Synthetic Biology Interdisciplinary Challenge 4
Designing communities of cells: How do we create communication and collaboration between cells to allow for specialization and division of labor?

Challenge Summary
Synthetic biology often focuses on engineering individual strains of microbial or other organisms to implement novel behaviors or metabolic functions in a cell autonomous manner. This approach, while powerful, appears to overlook one of the most basic aspects of biological systems: the ability of different species or cell types to interact with one another in order to generate behaviors that would be less feasible or impossible with a single genotype. In natural ecosystems, consortia of multiple species are commonplace, and many, perhaps most, species are non-culturable in isolation, requiring signals or nutrients from other species to grow.  Some metabolic functions may be more efficient when divided between strains, compared to when implemented in a single genotype.  Thus, multi-genotype/multi-cell type systems provide an opportunity for specialization and optimization not possible with homogenous cultures.
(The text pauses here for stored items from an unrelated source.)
template <int BN, bool A_KMAJ, bool B_KMAJ, int RING, int MINW>
__global__ __launch_bounds__(512, MINW) void gemm_limb_kernel(const GemmArgs g, const int tiles_m, const int tiles_n,
                                                              const int nitems) {
  constexpr int NSW = 4;
  constexpr int BM = 128, T = 64 * NSW, WM = BM / 2, WN = BN / 2, TM = WM / 16, TN = WN / 16;
  constexpr int A_BYTES = 3 * BM * 64, B_BYTES = 3 * BN * 64, BUF = A_BYTES + B_BYTES;
  __shared__ __align__(16) unsigned char smem[2 * BUF];

  const int t = threadIdx.x, lane = t & 63, wave8 = t >> 6;
  const bool stager = wave8 < NSW;
  int it, it_end, it_step;
  {
    const int gsz = (int)gridDim.x, w = (int)blockIdx.x;
    if (((gsz | nitems) & 7) == 0) { const int chunk = nitems >> 3, x = w & 7; it = x * chunk + (w >> 3); it_end = (x + 1) * chunk; it_step = gsz >> 3; }
    else { it = w; it_end = nitems; it_step = gsz; }
  }
  auto decode = [&](int item) __attribute__((always_inline)) {
    LimbItem r;
    const int per = tiles_m * tiles_n;
    r.split = item / per;
    const int rem = item - r.split * per;
    const int by = rem / tiles_n;
    r.bx = rem - by * tiles_n;
    r.m0 = by * BM; r.n0 = r.bx * BN;
    r.kbeg = r.split * g.klen;
    r.kend = min(g.K, r.kbeg + g.klen);
    return r;
  };
  if (it >= it_end) return;

  if (stager) {
    __builtin_amdgcn_s_setprio(3);
    LimbLoader<BM, T, RING, A_KMAJ> la;
    LimbLoader<BN, T, RING, B_KMAJ> lb;
    int S = 0;
    for (int i = it; i < it_end; i += it_step) { const LimbItem q = decode(i); S += (q.kend - q.kbeg + LBK - 1) / LBK; }
    int l_it = it, s_it = it;
    LimbItem li = decode(l_it), si = li;
    int l_k = li.kbeg, s_k = si.kbeg;
    auto load_step = [&](auto slot) __attribute__((always_inline)) {
      constexpr int SLOT = decltype(slot)::value;
      if (l_k == li.kbeg) { la.init(li.m0, g.M, g.lda); lb.init(li.n0, g.N, g.ldb); }
      la.template load<SLOT>(g.A, g.lda, l_k, li.kend, g.K);
      lb.template load<SLOT>(g.B, g.ldb, l_k, li.kend, g.K);
      l_k += LBK;
      if (l_k >= li.kend) {
        l_it += it_step;
        if (l_it < it_end) { li = decode(l_it); l_k = li.kbeg; }
      }
    };
    auto store_step = [&](auto slot, int buf) __attribute__((always_inline)) {
      constexpr int SLOT = decltype(slot)::value;
      unsigned char* S_ = smem + buf * BUF;
      la.template store<SLOT, !A_KMAJ>(S_);
      lb.template store<SLOT, false>(S_ + A_BYTES);
      s_k += LBK;
      if (s_k >= si.kend) {
        if constexpr (!A_KMAJ) {
          if (g.colsum != nullptr && si.bx == 0) {
            const bool fin = g.splits == 1;
#pragma unroll
            for (int i = 0; i < LimbLoaderN<BM, T, RING>::NU; ++i) {
              constexpr int KQA = LimbLoaderN<BM, T, RING>::KQ;
              const int u = t + T * i, cq = u / KQA;
#pragma unroll
              for (int c = 0; c < 4; ++c) {
                float v = la.cs[i][c];
#pragma unroll
                for (int o = 1; o < KQA; o <<= 1) v += __shfl_xor(v, o, 64);
                const int gm = si.m0 + 4 * cq + c;
                if ((u % KQA) == 0 && u < LimbLoaderN<BM, T, RING>::UNITS && gm < g.M) {
                  if (fin) g.colsum[gm] = v;
                  else g.C[(size_t)g.splits * g.M * g.N + (size_t)si.split * g.M + gm] = v;
                }
              }
            }
          }
#pragma unroll
          for (int i = 0; i < LimbLoaderN<BM, T, RING>::NU; ++i)
#pragma unroll
            for (int c = 0; c < 4; ++c) la.cs[i][c] = 0.f;
        }
        s_it += it_step;
        if (s_it < it_end) { si = decode(s_it); s_k = si.kbeg; }
      }
    };
    limb_for_stage<0, RING - 1>([&](auto J) __attribute__((always_inline)) { if (decltype(J)::value < S) load_step(J); });
    store_step(std::integral_constant<int, 0>{}, 0);
    __syncthreads();
    int s0 = 0;
    for (; s0 + 2 * RING - 2 < S; s0 += RING)
      limb_for_stage<0, RING>([&](auto J) __attribute__((always_inline)) {
        constexpr int j = decltype(J)::value;
        load_step(std::integral_constant<int, (j + RING - 1) % RING>{});
        store_step(std::integral_constant<int, (j + 1) % RING>{}, (s0 + j + 1) & 1);
        __syncthreads();
      });
    for (; s0 < S; s0 += RING)
      limb_for_stage<0, RING>([&](auto J) __attribute__((always_inline)) {
        constexpr int j = decltype(J)::value;
        if (s0 + j < S) {
          if (s0 + j + RING - 1 < S) load_step(std::integral_constant<int, (j + RING - 1) % RING>{});
          if (s0 + j + 1 < S) store_step(std::integral_constant<int, (j + 1) % RING>{}, (s0 + j + 1) & 1);
          __syncthreads();
        }
      });
    return;
  }

  const int wave = wave8 - NSW, wm = wave >> 1, wn = wave & 1;
  const int fr = lane & 15, kg = lane >> 4;
  const int a_lane = (wm * WM) * 64 + pos16<!A_KMAJ>(fr) * 64 + chunk_of<!A_KMAJ>(fr, kg) * 16;
  const int b_lane = A_BYTES + (wn * WN) * 64 + pos16<!B_KMAJ>(fr) * 64 + chunk_of<!B_KMAJ>(fr, kg) * 16;
  f32x4 acc[TM][TN];
  __syncthreads();
  int s = 0;
  for (; it < it_end; it += it_step) {
    const LimbItem ci = decode(it);
#pragma unroll
    for (int i = 0; i < TM; ++i)
#pragma unroll
      for (int j = 0; j < TN; ++j) acc[i][j] = (f32x4){0.f, 0.f, 0.f, 0.f};
    for (int k0 = ci.kbeg; k0 < ci.kend; k0 += LBK, ++s) {
      const unsigned char* As = smem + (s & 1) * BUF + a_lane;
      const unsigned char* Bs = smem + (s & 1) * BUF + b_lane;
      bf16x8 af[TM][3];
#pragma unroll
      for (int i = 0; i < TM; ++i)
#pragma unroll
        for (int l = 0; l < 3; ++l) af[i][l] = *reinterpret_cast<const bf16x8*>(As + l * BM * 64 + i * 1024);
#pragma unroll
      for (int j = 0; j < TN; ++j) {
        bf16x8 bf[3];
#pragma unroll
        for (int l = 0; l < 3; ++l) bf[l] = *reinterpret_cast<const bf16x8*>(Bs + l * BN * 64 + j * 1024);
#pragma unroll
        for (int i = 0; i < TM; ++i) acc[i][j] = __builtin_amdgcn_mfma_f32_16x16x32_bf16(bf[0], af[i][2], acc[i][j], 0, 0, 0);
#pragma unroll
        for (int i = 0; i < TM; ++i) acc[i][j] = __builtin_amdgcn_mfma_f32_16x16x32_bf16(bf[2], af[i][0], acc[i][j], 0, 0, 0);
#pragma unroll
        for (int i = 0; i < TM; ++i) acc[i][j] = __builtin_amdgcn_mfma_f32_16x16x32_bf16(bf[1], af[i][1], acc[i][j], 0, 0, 0);
#pragma unroll
        for (int i = 0; i < TM; ++i) acc[i][j] = __builtin_amdgcn_mfma_f32_16x16x32_bf16(bf[0], af[i][1], acc[i][j], 0, 0, 0);
#pragma unroll
        for (int i = 0; i < TM; ++i) acc[i][j] = __builtin_amdgcn_mfma_f32_16x16x32_bf16(bf[1], af[i][0], acc[i][j], 0, 0, 0);
#pragma unroll
        for (int i = 0; i < TM; ++i) acc[i][j] = __builtin_amdgcn_mfma_f32_16x16x32_bf16(bf[0], af[i][0], acc[i][j], 0, 0, 0);
      }
      __syncthreads();
    }
    const bool fin = g.splits == 1;
    const int ldo = fin ? g.ldc : g.N;
    float* __restrict__ obase = fin ? g.C : g.C + (size_t)ci.split * g.M * g.N;
    const bool plain = !fin || (g.bias == nullptr && g.mask == nullptr && g.act == ACT_NONE);
    const bool relu = g.act == ACT_RELU;
    if (plain) {
#pragma unroll
      for (int i = 0; i < TM; ++i) {
        const int gm = ci.m0 + wm * WM + i * 16 + fr;
        if (gm >= g.M) continue;
#pragma unroll
        for (int j = 0; j < TN; ++j) {
          const int gn = ci.n0 + wn * WN + j * 16 + 4 * kg;
          if (gn >= g.N) continue;
          *reinterpret_cast<f32x4*>(obase + (size_t)gm * ldo + gn) = acc[i][j];
        }
      }
    } else {
      float4 bq[TN];
#pragma unroll
      for (int j = 0; j < TN; ++j) {
        const int gn = ci.n0 + wn * WN + j * 16 + 4 * kg;
        bq[j] = make_float4(0.f, 0.f, 0.f, 0.f);
        if (g.bias != nullptr && gn < g.N) bq[j] = *reinterpret_cast<const float4*>(g.bias + gn);
      }
#pragma unroll
      for (int i = 0; i < TM; ++i) {
        const int gm = ci.m0 + wm * WM + i * 16 + fr;
        if (gm >= g.M) continue;
#pragma unroll
        for (int j = 0; j < TN; ++j) {
          const int gn = ci.n0 + wn * WN + j * 16 + 4 * kg;
          if (gn >= g.N) continue;
          float cv[4] = {acc[i][j][0], acc[i][j][1], acc[i][j][2], acc[i][j][3]};
          cv[0] += bq[j].x; cv[1] += bq[j].y; cv[2] += bq[j].z; cv[3] += bq[j].w;
          if (relu) { cv[0] = fmaxf(cv[0], 0.f); cv[1] = fmaxf(cv[1], 0.f); cv[2] = fmaxf(cv[2], 0.f); cv[3] = fmaxf(cv[3], 0.f); }
          if (g.mask != nullptr) {
            const float4 mk = *reinterpret_cast<const float4*>(g.mask + (size_t)gm * g.ldc + gn);
            if (!(mk.x > 0.f)) cv[0] = 0.f;
            if (!(mk.y > 0.f)) cv[1] = 0.f;
            if (!(mk.z > 0.f)) cv[2] = 0.f;
            if (!(mk.w > 0.f)) cv[3] = 0.f;
          }
          *reinterpret_cast<float4*>(obase + (size_t)gm * ldo + gn) = make_float4(cv[0], cv[1], cv[2], cv[3]);
        }
      }
    }
  }
}
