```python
def act_bwd(g, a=None, z=None, scale=None, mean=None, invstd=None, relu=True, want_gm=False, want_dz=True):
    M, N = g.shape
    if X3:
        assert z is None and scale is None and not want_gm and g.dtype == torch.bfloat16
        dz = torch.empty(M, N, dtype=torch.bfloat16, device=g.device) if want_dz else None
        dbeta = zeros_f32(N // 2, g.device)
        call('aod_x3_act_bwd', ptr(g), ptr(a), ptr(dz), ptr(dbeta), M, N, int(relu), stream())
        return dz, None, dbeta, None
    dz = torch.empty(M, N, dtype=torch.bfloat16, device=g.device) if want_dz else None
    gm = torch.empty(M, N, dtype=torch.bfloat16, device=g.device) if want_gm else None
    dbeta = zeros_f32(N, g.device)
    dgamma = zeros_f32(N, g.device) if z is not None else None
    call('aod_act_bwd', ptr(g), ptr(a), ptr(z), ptr(scale), ptr(mean), ptr(invstd), ptr(dz), ptr(gm), ptr(dbeta),
         ptr(dgamma), M, N, int(relu), int(g.dtype == torch.float32), stream())
    return dz, gm, dbeta, dgamma


FOCAL_FORMS = {'edl': 'aod_edl_focal', 'sigmoid': 'aod_sigmoid_focal'}


def edl_focal_l1_fwd(cls, labels, label_w, bbox_pred=None, bbox_tgt=None, bbox_w=None, gamma=2.0, alpha=0.25, sums=None, form='edl'):
    rows, Cc = cls.shape
    loss_noR = torch.empty(rows, dtype=torch.float32, device=cls.device)
    if sums is None:
        sums = zeros_f32(3, cls.device)
    part = torch.empty(max(int(_C.lib.aod_loss_partials_len(rows)), 1), dtype=torch.float32, device=cls.device)
    prof_bytes(form + '_l1_fwd', rows * (Cc * 4 + 8 + 4 + (48 if bbox_pred is not None else 0) + 4),
               lambda: call(FOCAL_FORMS[form] + '_l1_fwd', ptr(cls), ptr(labels), ptr(label_w), ptr(bbox_pred), ptr(bbox_tgt), ptr(bbox_w), rows, Cc,
                            gamma, alpha, ptr(loss_noR), ptr(sums), ptr(part), stream()))
    return loss_noR, sums


def edl_focal_l1_bwd(cls, labels, label_w, bbox_pred, bbox_tgt, bbox_w, g_cls, g_bbox, g_noR=None, g_noR_scalar=0.0,
                     gamma=2.0, alpha=0.25, g_noR_is_scalar=False, out_bf16=False, A=1, pitch_cls=None, pitch_box=None, grad_cls=None, grad_bbox=None,
                     form='edl'):
    rows, Cc = cls.shape
    pitch_cls = pitch_cls or A * Cc
    pitch_box = pitch_box or A * 4
    dt = torch.bfloat16 if out_bf16 else torch.float32
    alloc = lambda pitch, width: (torch.empty if pitch == width else torch.zeros)(rows // A, pitch, dtype=dt, device=cls.device)
    if grad_cls is None:
        grad_cls = alloc(pitch_cls, A * Cc)
    if grad_bbox is None and bbox_pred is not None:
        grad_bbox = alloc(pitch_box, A * 4)
    esz = 2 if out_bf16 else 4
    prof_bytes(form + '_l1_bwd', rows * (Cc * 4 + 8 + 4 + (4 if (g_noR is not None and not g_noR_is_scalar) else 0) + Cc * esz + ((48 + 4 * esz) if bbox_pred is not None else 0)),
               lambda: call(FOCAL_FORMS[form] + '_l1_bwd', ptr(cls), ptr(labels), ptr(label_w), ptr(bbox_pred), ptr(bbox_tgt), ptr(bbox_w), rows, Cc,
                            gamma, alpha, ptr(g_cls), ptr(g_bbox), ptr(g_noR), float(g_noR_scalar), int(bool(g_noR_is_scalar)), ptr(grad_cls), ptr(grad_bbox), int(out_bf16), A,
                            pitch_cls, pitch_box, stream()))
    return grad_cls, grad_bbox


MEH_FORMS = {'l2': 0, 'l1': 1, 'msle': 2}


def meh_loss_fwd(lam, loss_noR, bbox_w4, out_sum=None, form='l2'):
    n = lam.numel()
    if out_sum is None:
        out_sum = zeros_f32(1, lam.device)
    part = torch.empty(max(int(_C.lib.aod_loss_partials_len(n)), 1), dtype=torch.float32, device=lam.device)
    if form != 'l2':
        call('aod_meh_loss_fwd_ex', ptr(lam), ptr(loss_noR), ptr(bbox_w4), n, MEH_FORMS[form], ptr(out_sum), ptr(part), stream())
        return out_sum
    call('aod_meh_loss_fwd', ptr(lam), ptr(loss_noR), ptr(bbox_w4), n, ptr(out_sum), ptr(part), stream())
    return out_sum


def meh_loss_bwd(lam, loss_noR, bbox_w4, g, out_bf16=False, A=1, pitch=None, grad=None, form='l2'):
    n = lam.numel()
    pitch = pitch or A
# ... 209 lines not shown
```

include/aod_hip.h:

```cpp
#ifndef AOD_HIP_H
#define AOD_HIP_H
#include <stddef.h>
#include <stdint.h>

#ifdef __cplusplus
extern "C" {
#endif

typedef void* aod_stream_t;

const char* aod_last_error(void);
int aod_version(void);

typedef struct {
  int32_t B, H, W;
  int32_t OH, OW;
  int64_t src_row0;
  int64_t dst_row0;
} aod_conv_seg_t;

typedef struct {
  int32_t C, N;
  int32_t R, S;
  int32_t stride, pad, dil;
// ... 280 lines not shown
int aod_image_xform(const void* src_pack, const aod_image_xform_item_t* items_dev, int B, int Hp, int Wp, float* dst, aod_stream_t stream);

int aod_sgd_multi(void* const* params, void* const* grads, void* const* moms, const int64_t* sizes, int ntensors,
                  float lr, const float* lr_dev, float momentum, float weight_decay, int first_step, float grad_scale,
                  aod_stream_t stream);
int aod_sgd_multi_clipped(void* const* params, void* const* grads, void* const* moms, const int64_t* sizes, int ntensors,
                          float lr, const float* lr_dev, float momentum, float weight_decay, int first_step, float grad_scale,
                          const float* coef_dev, aod_stream_t stream);
int aod_grad_norm_multi(void* const* grads, const int64_t* sizes, int ntensors, float grad_scale, float max_norm, int flags,
                        float* partials_ws, int64_t ws_capacity, float* state, aod_stream_t stream);

size_t aod_ensemble_mi_partials_len(int L, const int64_t* n_per_level, int B);
int aod_ensemble_mi(const void* const* maps, int K, int L, const int64_t* n_per_level, int B, int n_cls, float* out, float* partials_ws,
                    int64_t ws_capacity, aod_stream_t stream);

int aod_dropout2d_masks(float* table, const int64_t* image_ids, int B, const int32_t* site_offsets, int n_sites, int T, float rate,
                        uint64_t seed, uint32_t sample, aod_stream_t stream);
int aod_dropout2d_apply(void* x, const float* table_row0, int64_t row_stride_T, int B, int HW, int C, int x3, aod_stream_t stream);
int aod_dropout2d_apply_multi(void* x, const float* table, int64_t row_stride_T, int B, int nseg, const int64_t* seg_row0,
                              const int32_t* seg_hw, const int32_t* seg_off, int C, int x3, aod_stream_t stream);

int aod_pool_descriptor(const void* base, int nseg, const int64_t* seg_row0, const int32_t* seg_hw, int C, int x3, int B, float* out,
                        int64_t out_stride, aod_stream_t stream);
int aod_kcenter_chunk(void);
size_t aod_kcenter_ws_len(int64_t N);
int aod_kcenter_greedy(const float* desc, int64_t N, int D, const int64_t* labelled, int64_t n_labelled, int64_t budget, int64_t* picks,
                       float* radius, float* mind, void* ws, aod_stream_t stream);

int aod_cdal_chunk(void);
size_t aod_cdal_ws_len(int L, const int64_t* rows_per_level, int C, int B);
int aod_cdal_descriptor(const void* const* maps, int L, const int64_t* rows_per_level, int C, int B, float score_thr, float* out,
                        int64_t out_stride, float* ws, int64_t ws_capacity, aod_stream_t stream);
int aod_kcenter_greedy_ex(const float* desc, int64_t N, int D, const int64_t* labelled, int64_t n_labelled, int64_t budget, int64_t* picks,
                          float* radius, float* mind, void* ws, aod_stream_t stream, int metric);

int aod_det_uncertainty(const float* boxes, const float* scores, const float* dets, const int64_t* labels, const int32_t* num, int B, int n,
                        int W, int max_num, int layout, int measure, int aggregate, float score_thr, float* unc, float* obj_out,
                        int32_t* missing, aod_stream_t stream);

int aod_loc_stability_max_levels(void);
int aod_pixel_noise(const float* src, float* dst, int B, int C, int Hp, int Wp, const int32_t* hw, const float* inv_std, float sigma, int level,
                    uint64_t seed, const int64_t* image_ids, aod_stream_t stream);
int aod_loc_stability(const float* dets, const int64_t* labels, const int32_t* num, int K, int B, int max_num, float score_thr, int same_class,
                      int combine, float* unc, float* stab_out, aod_stream_t stream);

int aod_x3_split(const float* src, void* dst, int64_t M, int C, aod_stream_t stream);
int aod_x3_merge(const void* src, float* dst, int64_t M, int C, aod_stream_t stream);
int aod_x3_add(const void* a, const void* b, void* out, int64_t n, aod_stream_t stream);
int aod_x3_nchw_f32_to_s2d(const float* src, void* dst, int B, int C, int H, int W, aod_stream_t stream);
int aod_x3_maxpool3x3s2(const void* src, void* dst, int B, int H, int W, int C, aod_stream_t stream);
int aod_x3_upsample2x_add_to(const void* top, const void* lateral, void* out, int B, int h, int w, int C, int H, int W, aod_stream_t stream);
int aod_x3_upsample2x_add_bwd_set(const void* g_dst, void* g_src, int B, int h, int w, int C, int H, int W, aod_stream_t stream);
int aod_x3_act_bwd(const void* g, const void* a, void* dz, float* colsum, int64_t M, int C, int relu, aod_stream_t stream);
int aod_x3_pad_cast_colsum(const float* g, const float* relu_out_f32, void* dz, float* colsum, int64_t M, int N, aod_stream_t stream);
int aod_x3_pad_cast_colsum_map(const float* g, const float* relu_out_f32, void* dz, float* colsum, int64_t M, int N, void* map,
                               aod_stream_t stream);

int aod_bottleneck64x3_fwd(const void* x, int Cin, int B, int H, int W, const void* w1, const float* s1, const float* b1, const void* w2,
                           const float* s2, const float* b2, const void* w3, const float* s3, const float* b3, const void* res, void* y,
                           aod_stream_t stream);

int aod_bottleneck64x3_ds_fwd(const void* x, int B, int H, int W, const void* w1, const float* s1, const float* b1, const void* w2,
                              const float* s2, const float* b2, const void* w3, const float* s3, const float* b3, const void* wd,
                              const float* sd, const float* bd, void* y, aod_stream_t stream);
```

Two examples of such optimization include the ability to compartmentalize different biosynthetic reactions in different cells that are chemically incompatible with each other, and the ability to create coherent structures that are dramatically larger than the size limit imposed by the dimensions of a cell.

Nevertheless, polycultures present a number of unique challenges compared to monocultures, such as engineering ecological stability (preventing one genotype from taking over the population).  Signaling between cells and populations is crucial to organize multiple populations.  Clearly, expanding synthetic biology to polyculture systems will require better understanding and control of basic ecological principles, signaling systems, determinants of evolutionary stability, population synchronization, and the constraints inherent in complex metabolic pathways.   In addition, problems inherent to all synthetic biology projects, such as uncertainty about the effects of a synthetic circuit on host growth rate, or uncertainty in biochemical parameters, could be even more challenging in the polyculture context. 

Here we will discuss the key issues, opportunities, and challenges that we will face in efforts to make use of the “parallelism” inherent in polyculture systems. 

Key Questions

• How can one engineer self-synchronizing populations, that behave coherently, despite cell-cell variability?
• How do we achieve effective cell communication over multiple length and time scales? For example, what are strategies for cell communication to nearest neighbors, over several cell layers and across an entire culture? How do we design cells to self organize into defined three-dimensional structures (Example: organs). Temporally, how do we synchronize cell cycles or metabolic states? 
• What kinds of metabolic processes are best carried out through the cooperative action of distinct strains, rather than consolidated in a single cell? 
• Are there advantages to spreading out metabolic functions even when the individual pathways involved are chemically compatible with each other? (Example: Chris Voigt’s research, http://www.voigtlab.ucsf.edu/.)
• What are optimal strategies for engineering ecological systems that maintain programmable population fractions?  How can such a system be made ecologically and evolutionarily stable, i.e. robust to invasion by “cheaters”? (Example: Alexander van Oudenaarden’s research, http://web.mit.edu/biophysics; and Wenying Shou’s COSMO, see reading reference below.)
• What applications might exist for controlled multi-population systems?
• Trojan horses: How do we engineer organisms that can invade and flourish in natural populations while altering the behavior of the affected organism/ecosystem in a controlled and desirable manner. (Example: Bruce Hay’s work on making elements that invade and spread through mosquito populations while making them resistant to malaria, www.its.caltech.edu/~haylab.)